WHAT YOU NEED TO DO: From the entries below, reproduce exactly the line containing "e : kTunedFold)", the line containing "operands too large", and every line in between, with nothing added.

Top of DATA PROVIDED

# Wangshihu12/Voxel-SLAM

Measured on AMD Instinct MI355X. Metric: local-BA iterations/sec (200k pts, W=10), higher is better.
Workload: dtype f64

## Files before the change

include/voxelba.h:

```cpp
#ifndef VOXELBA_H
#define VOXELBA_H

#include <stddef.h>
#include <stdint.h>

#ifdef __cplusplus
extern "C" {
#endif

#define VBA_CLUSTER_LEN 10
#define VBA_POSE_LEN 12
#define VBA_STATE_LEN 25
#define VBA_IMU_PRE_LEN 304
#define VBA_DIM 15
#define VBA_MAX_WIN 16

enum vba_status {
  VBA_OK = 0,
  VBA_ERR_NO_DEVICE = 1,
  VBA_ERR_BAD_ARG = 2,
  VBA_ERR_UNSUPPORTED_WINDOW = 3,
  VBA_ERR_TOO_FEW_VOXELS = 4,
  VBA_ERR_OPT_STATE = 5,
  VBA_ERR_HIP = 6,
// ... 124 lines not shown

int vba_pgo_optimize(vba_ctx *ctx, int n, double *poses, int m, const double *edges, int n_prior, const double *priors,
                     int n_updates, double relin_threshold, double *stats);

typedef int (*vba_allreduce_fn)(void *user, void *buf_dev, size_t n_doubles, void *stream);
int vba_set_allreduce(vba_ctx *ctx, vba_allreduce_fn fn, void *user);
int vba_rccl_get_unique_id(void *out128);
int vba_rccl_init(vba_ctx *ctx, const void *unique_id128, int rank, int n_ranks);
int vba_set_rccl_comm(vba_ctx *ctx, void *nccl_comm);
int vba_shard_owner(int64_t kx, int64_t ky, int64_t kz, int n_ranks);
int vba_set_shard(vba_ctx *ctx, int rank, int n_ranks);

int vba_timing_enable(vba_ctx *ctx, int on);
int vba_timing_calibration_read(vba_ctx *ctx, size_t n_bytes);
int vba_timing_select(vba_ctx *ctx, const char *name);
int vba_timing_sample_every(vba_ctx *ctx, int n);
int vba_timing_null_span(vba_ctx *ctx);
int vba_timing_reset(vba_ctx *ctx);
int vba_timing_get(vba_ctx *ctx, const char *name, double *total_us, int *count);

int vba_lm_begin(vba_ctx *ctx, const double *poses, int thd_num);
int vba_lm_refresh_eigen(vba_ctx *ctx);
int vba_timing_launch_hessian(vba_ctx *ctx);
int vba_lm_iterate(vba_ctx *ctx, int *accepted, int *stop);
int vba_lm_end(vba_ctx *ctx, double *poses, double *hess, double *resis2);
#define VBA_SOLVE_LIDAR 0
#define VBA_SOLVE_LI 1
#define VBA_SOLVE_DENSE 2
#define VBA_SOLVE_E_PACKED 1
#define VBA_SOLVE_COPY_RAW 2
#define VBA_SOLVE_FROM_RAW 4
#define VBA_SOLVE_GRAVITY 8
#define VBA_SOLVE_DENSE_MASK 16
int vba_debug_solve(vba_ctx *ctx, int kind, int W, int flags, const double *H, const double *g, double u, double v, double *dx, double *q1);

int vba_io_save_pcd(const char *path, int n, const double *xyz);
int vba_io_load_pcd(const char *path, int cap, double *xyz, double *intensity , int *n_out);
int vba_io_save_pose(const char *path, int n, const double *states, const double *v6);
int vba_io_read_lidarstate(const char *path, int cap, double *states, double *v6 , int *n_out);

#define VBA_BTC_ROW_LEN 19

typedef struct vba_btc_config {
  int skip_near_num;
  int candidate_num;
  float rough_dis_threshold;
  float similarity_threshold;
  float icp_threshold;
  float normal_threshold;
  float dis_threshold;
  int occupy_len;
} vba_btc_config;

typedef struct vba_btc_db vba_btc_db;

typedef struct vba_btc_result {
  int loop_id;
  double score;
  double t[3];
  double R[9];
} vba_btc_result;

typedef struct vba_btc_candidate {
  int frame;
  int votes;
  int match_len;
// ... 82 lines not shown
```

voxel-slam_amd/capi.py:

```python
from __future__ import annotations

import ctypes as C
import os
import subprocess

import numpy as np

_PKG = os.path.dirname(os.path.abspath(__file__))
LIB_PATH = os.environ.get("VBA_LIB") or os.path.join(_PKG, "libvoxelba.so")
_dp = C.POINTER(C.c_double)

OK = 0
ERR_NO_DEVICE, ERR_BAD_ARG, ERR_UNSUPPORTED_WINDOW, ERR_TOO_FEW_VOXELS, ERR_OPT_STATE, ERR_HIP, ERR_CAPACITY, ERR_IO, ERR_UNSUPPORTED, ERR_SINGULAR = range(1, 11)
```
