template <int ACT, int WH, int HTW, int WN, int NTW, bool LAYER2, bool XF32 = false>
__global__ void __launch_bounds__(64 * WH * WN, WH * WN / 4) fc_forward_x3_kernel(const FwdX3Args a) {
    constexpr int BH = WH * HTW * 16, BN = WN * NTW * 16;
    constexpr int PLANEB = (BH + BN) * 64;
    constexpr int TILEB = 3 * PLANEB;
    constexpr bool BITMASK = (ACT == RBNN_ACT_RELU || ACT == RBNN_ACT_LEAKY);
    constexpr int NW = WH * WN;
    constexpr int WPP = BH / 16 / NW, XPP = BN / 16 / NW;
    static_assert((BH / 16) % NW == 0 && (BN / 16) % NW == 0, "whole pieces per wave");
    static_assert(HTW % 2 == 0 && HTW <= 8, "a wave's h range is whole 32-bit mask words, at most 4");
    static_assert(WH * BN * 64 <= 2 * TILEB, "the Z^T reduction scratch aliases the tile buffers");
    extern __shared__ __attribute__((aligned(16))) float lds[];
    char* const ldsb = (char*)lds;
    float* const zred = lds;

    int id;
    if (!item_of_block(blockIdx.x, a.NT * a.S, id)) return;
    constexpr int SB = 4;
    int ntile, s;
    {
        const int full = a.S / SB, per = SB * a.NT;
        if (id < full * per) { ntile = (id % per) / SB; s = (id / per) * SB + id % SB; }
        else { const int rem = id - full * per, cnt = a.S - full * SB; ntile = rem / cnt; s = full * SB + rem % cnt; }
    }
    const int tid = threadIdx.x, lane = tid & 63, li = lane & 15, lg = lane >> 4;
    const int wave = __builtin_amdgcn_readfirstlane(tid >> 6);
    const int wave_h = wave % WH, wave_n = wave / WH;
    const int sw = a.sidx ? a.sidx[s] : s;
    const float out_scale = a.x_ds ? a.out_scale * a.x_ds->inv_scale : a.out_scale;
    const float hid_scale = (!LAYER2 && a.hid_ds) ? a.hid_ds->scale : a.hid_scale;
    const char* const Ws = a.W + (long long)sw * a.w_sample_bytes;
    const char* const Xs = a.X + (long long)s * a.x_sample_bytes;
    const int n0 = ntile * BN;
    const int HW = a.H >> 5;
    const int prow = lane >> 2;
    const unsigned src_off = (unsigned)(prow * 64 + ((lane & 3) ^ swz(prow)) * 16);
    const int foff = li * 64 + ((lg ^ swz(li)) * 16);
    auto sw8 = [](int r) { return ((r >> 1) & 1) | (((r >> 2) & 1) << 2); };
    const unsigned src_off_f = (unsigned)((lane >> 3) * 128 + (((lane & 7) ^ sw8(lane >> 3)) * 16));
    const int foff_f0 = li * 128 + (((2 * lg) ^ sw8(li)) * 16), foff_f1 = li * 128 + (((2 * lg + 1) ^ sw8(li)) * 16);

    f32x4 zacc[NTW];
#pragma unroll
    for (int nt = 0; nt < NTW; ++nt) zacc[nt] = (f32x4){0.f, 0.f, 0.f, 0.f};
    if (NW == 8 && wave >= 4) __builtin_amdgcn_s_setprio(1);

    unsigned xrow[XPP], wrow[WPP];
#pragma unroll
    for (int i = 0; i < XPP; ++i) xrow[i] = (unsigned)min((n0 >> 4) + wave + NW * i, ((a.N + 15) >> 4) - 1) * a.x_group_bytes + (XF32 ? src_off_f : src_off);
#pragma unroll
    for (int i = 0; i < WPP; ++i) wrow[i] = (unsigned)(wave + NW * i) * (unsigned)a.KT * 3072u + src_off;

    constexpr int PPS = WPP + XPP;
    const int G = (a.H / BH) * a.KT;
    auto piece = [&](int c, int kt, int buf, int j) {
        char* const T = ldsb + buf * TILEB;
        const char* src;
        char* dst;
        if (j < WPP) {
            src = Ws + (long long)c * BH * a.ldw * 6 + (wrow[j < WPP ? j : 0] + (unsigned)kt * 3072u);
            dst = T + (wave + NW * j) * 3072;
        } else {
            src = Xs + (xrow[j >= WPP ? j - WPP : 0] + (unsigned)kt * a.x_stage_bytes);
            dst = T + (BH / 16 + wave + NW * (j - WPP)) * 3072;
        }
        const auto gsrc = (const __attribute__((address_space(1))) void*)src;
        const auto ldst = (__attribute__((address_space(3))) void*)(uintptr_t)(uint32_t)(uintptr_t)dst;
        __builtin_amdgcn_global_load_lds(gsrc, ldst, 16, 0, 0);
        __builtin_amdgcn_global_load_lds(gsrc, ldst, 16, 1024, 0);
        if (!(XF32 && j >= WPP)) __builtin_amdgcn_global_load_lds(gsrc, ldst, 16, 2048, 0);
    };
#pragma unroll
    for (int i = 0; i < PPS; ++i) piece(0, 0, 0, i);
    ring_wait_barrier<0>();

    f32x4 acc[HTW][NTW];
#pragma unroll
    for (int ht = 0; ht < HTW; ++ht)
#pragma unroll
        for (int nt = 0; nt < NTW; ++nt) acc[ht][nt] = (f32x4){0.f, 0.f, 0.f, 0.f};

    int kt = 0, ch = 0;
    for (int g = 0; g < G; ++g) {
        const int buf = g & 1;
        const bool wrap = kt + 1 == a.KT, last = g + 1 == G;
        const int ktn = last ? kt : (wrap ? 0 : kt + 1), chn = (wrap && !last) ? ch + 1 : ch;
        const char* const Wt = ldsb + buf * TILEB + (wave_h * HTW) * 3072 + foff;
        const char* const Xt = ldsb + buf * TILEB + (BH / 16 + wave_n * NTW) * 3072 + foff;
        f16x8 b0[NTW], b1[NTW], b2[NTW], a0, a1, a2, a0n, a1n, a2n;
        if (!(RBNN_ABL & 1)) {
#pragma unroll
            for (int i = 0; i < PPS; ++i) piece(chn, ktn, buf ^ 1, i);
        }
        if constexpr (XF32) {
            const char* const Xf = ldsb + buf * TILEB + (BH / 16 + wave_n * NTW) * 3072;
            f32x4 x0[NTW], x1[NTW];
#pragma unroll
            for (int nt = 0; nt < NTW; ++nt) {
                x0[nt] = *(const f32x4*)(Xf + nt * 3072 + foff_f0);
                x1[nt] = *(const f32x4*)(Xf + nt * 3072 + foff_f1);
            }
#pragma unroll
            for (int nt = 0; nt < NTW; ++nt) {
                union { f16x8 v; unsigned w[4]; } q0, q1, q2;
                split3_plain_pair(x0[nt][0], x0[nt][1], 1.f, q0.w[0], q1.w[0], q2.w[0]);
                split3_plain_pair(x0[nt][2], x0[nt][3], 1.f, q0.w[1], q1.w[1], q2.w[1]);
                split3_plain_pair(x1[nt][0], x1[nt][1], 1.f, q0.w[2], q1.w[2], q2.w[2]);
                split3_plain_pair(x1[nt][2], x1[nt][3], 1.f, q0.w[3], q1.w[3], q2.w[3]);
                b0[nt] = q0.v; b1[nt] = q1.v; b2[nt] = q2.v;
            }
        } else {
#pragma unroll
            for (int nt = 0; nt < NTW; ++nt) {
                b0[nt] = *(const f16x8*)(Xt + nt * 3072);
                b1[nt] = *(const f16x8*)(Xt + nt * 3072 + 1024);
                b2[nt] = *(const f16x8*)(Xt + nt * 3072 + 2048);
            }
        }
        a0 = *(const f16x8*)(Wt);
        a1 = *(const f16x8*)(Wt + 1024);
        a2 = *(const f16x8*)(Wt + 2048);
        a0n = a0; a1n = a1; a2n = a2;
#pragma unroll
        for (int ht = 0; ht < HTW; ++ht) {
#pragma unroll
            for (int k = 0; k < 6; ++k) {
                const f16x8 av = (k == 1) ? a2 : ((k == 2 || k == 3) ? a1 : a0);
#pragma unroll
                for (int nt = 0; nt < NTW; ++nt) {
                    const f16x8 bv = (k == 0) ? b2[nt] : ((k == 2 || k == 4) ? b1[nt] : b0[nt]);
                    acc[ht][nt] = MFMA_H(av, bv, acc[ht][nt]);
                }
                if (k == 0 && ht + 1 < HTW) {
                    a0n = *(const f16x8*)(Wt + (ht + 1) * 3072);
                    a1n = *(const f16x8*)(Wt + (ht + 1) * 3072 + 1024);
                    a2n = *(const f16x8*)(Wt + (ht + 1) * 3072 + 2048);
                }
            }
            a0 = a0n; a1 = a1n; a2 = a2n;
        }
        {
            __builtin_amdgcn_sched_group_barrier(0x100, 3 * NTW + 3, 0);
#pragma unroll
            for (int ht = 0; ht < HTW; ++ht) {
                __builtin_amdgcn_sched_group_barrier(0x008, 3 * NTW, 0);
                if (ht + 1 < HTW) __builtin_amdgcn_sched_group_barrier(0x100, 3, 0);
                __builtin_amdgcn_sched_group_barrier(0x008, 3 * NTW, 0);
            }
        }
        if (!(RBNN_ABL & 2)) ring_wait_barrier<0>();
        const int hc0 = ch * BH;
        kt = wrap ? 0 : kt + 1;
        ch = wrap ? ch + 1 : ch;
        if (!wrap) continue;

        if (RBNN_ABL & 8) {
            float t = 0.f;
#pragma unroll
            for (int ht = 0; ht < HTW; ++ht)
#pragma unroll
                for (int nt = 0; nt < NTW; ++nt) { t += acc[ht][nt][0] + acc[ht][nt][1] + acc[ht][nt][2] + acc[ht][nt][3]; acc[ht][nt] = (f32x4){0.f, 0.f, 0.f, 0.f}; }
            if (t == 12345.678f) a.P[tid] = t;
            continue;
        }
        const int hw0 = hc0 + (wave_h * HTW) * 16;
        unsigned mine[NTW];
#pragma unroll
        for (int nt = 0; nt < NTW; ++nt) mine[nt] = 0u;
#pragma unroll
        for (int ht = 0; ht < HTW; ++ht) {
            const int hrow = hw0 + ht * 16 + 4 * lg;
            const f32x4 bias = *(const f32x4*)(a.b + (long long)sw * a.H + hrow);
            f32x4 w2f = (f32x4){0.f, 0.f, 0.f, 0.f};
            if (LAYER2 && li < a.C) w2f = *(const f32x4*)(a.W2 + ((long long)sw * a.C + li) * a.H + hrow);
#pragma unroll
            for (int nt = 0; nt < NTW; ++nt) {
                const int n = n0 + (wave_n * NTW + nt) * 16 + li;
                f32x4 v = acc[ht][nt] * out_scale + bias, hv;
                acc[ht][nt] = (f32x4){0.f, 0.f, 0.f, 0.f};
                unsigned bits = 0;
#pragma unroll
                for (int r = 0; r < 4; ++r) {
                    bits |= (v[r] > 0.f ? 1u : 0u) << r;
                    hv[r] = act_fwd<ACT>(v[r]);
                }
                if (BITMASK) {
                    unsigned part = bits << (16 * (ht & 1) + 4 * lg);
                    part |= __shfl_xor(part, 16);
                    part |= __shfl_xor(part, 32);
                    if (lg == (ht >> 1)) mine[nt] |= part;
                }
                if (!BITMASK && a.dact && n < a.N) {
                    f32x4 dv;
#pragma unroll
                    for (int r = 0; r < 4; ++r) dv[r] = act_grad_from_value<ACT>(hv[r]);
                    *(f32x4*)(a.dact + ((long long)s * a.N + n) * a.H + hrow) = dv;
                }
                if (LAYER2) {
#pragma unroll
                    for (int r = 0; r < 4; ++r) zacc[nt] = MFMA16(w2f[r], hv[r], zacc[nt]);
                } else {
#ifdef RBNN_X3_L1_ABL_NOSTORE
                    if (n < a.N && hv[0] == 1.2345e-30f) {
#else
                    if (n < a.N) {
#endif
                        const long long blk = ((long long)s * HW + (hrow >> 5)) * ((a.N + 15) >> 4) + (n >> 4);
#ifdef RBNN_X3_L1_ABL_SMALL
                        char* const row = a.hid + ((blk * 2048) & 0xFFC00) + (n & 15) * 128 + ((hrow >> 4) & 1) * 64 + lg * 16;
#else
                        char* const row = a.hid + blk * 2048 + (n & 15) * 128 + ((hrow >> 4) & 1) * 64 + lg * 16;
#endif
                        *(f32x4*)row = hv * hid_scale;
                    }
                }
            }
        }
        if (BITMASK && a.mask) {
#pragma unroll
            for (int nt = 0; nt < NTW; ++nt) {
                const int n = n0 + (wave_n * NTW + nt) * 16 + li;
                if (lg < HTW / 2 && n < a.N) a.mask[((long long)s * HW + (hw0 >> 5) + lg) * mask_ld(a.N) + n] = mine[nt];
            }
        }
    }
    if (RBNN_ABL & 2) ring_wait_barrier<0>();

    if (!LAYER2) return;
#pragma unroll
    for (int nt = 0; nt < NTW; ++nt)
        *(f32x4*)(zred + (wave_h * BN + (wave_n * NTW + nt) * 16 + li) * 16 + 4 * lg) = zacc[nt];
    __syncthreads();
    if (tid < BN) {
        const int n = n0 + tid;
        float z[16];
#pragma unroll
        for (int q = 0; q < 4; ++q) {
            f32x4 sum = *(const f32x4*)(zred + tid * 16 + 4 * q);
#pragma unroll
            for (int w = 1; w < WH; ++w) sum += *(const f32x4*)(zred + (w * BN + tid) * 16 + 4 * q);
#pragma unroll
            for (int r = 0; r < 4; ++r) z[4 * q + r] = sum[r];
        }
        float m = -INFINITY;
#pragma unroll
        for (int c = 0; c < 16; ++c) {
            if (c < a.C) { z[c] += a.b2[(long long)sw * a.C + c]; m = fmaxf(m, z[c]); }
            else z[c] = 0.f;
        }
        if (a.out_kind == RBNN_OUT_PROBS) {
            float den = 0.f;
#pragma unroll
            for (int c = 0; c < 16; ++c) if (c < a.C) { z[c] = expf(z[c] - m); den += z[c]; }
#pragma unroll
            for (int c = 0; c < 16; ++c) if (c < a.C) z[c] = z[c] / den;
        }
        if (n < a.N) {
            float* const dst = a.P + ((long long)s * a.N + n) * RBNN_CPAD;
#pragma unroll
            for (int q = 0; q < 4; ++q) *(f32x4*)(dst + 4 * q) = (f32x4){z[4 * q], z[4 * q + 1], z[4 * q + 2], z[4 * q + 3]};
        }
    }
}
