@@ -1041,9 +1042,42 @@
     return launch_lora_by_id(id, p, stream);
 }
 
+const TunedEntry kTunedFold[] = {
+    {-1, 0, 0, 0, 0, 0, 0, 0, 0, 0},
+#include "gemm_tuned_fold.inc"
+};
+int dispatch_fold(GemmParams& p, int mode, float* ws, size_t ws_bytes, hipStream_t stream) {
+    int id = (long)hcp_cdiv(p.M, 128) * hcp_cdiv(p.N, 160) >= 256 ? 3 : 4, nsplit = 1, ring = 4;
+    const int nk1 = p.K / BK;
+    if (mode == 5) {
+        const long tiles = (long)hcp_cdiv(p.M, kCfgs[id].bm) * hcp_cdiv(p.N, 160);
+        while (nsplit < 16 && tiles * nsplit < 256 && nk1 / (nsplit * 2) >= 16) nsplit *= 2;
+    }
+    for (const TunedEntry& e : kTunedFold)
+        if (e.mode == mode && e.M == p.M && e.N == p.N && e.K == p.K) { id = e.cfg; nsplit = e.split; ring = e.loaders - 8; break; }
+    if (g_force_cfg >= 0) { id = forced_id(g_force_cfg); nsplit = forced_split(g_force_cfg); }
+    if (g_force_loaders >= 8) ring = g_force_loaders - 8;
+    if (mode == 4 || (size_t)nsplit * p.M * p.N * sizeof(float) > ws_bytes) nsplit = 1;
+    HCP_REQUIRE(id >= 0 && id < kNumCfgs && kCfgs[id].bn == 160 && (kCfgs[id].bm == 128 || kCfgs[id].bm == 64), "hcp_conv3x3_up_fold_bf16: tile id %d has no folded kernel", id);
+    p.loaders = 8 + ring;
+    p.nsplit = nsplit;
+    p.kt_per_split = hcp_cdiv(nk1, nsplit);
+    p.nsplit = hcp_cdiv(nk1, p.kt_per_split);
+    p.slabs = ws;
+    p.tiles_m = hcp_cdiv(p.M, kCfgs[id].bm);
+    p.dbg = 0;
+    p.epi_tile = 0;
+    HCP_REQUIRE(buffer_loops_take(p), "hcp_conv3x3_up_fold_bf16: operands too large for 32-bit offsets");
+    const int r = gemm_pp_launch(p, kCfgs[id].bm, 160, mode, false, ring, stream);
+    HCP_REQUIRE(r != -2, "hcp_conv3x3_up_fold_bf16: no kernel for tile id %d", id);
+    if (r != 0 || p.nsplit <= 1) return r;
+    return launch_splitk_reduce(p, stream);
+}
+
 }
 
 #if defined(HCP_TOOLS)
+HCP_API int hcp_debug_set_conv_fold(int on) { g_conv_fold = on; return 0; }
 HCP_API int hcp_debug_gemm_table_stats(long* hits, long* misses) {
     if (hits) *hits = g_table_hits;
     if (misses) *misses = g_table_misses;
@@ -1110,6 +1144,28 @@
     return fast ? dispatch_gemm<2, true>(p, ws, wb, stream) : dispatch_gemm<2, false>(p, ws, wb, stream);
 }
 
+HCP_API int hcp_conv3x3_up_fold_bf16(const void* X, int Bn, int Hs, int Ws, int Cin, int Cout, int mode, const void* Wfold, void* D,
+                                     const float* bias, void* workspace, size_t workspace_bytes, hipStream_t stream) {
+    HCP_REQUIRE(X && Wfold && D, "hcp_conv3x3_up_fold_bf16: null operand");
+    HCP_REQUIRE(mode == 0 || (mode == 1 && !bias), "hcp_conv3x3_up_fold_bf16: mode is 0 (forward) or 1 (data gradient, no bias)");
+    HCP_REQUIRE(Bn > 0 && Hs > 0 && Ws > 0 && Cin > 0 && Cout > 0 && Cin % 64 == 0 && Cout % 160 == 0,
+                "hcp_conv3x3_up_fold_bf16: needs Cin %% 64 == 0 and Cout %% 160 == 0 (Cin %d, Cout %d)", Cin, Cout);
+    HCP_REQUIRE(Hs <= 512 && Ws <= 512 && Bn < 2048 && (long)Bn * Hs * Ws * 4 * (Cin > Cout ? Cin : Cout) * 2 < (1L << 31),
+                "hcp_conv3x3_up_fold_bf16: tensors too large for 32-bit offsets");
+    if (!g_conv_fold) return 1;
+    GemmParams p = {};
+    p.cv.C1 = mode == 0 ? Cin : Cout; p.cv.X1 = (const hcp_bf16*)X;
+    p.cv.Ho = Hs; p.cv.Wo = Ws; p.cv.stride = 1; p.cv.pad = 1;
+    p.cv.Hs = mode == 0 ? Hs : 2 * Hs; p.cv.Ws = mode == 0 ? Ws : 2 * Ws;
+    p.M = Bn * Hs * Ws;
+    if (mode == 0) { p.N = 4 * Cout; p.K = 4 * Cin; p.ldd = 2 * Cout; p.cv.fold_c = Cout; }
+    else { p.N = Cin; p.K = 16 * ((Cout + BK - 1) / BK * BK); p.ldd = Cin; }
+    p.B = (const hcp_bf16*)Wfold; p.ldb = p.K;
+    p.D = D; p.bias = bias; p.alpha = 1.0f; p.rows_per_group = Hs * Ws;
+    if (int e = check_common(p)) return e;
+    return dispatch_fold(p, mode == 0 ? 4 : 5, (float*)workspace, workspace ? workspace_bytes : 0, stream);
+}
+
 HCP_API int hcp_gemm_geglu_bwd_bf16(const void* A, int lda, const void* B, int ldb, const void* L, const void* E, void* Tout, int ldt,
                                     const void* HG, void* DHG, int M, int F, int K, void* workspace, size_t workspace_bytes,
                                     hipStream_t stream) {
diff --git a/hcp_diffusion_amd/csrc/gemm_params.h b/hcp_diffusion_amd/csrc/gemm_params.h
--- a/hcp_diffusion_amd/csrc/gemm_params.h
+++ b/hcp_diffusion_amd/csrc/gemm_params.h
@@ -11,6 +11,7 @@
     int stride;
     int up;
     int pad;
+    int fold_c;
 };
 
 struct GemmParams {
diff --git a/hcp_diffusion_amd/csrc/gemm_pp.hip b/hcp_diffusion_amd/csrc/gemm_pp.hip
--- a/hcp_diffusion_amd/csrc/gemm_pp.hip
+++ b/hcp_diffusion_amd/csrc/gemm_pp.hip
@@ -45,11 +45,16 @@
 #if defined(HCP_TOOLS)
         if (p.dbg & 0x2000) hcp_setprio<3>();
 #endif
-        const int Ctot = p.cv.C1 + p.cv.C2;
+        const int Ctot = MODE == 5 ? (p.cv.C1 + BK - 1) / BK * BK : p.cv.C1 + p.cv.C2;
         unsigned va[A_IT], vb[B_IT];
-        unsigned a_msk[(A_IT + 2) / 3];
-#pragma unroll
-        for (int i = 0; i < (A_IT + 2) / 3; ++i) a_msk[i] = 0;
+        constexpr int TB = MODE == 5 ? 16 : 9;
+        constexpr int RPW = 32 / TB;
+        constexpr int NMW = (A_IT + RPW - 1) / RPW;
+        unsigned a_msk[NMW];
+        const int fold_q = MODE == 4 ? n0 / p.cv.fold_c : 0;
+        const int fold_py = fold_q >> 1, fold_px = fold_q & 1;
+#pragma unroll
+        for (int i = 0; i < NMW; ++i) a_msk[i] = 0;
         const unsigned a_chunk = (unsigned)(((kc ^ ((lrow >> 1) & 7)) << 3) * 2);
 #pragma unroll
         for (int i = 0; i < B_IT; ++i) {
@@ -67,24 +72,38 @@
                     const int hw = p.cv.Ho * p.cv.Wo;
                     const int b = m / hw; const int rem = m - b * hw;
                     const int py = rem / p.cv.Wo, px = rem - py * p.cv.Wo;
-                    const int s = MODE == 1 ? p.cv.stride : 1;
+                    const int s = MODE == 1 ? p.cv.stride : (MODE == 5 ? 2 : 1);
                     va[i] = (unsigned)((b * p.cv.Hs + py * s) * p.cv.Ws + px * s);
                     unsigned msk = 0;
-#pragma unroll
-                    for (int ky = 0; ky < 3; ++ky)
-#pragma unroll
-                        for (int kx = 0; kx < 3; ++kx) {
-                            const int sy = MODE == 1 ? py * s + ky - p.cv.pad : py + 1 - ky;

Bottom of DATA PROVIDED

TASK RESULT:
+    for (const TunedEntry& e : kTunedFold)
+        if (e.mode == mode && e.M == p.M && e.N == p.N && e.K == p.K) { id = e.cfg; nsplit = e.split; ring = e.loaders - 8; break; }
+    if (g_force_cfg >= 0) { id = forced_id(g_force_cfg); nsplit = forced_split(g_force_cfg); }
+    if (g_force_loaders >= 8) ring = g_force_loaders - 8;
+    if (mode == 4 || (size_t)nsplit * p.M * p.N * sizeof(float) > ws_bytes) nsplit = 1;
+    HCP_REQUIRE(id >= 0 && id < kNumCfgs && kCfgs[id].bn == 160 && (kCfgs[id].bm == 128 || kCfgs[id].bm == 64), "hcp_conv3x3_up_fold_bf16: tile id %d has no folded kernel", id);
+    p.loaders = 8 + ring;
+    p.nsplit = nsplit;
+    p.kt_per_split = hcp_cdiv(nk1, nsplit);
+    p.nsplit = hcp_cdiv(nk1, p.kt_per_split);
+    p.slabs = ws;
+    p.tiles_m = hcp_cdiv(p.M, kCfgs[id].bm);
+    p.dbg = 0;
+    p.epi_tile = 0;
+    HCP_REQUIRE(buffer_loops_take(p), "hcp_conv3x3_up_fold_bf16: operands too large for 32-bit offsets");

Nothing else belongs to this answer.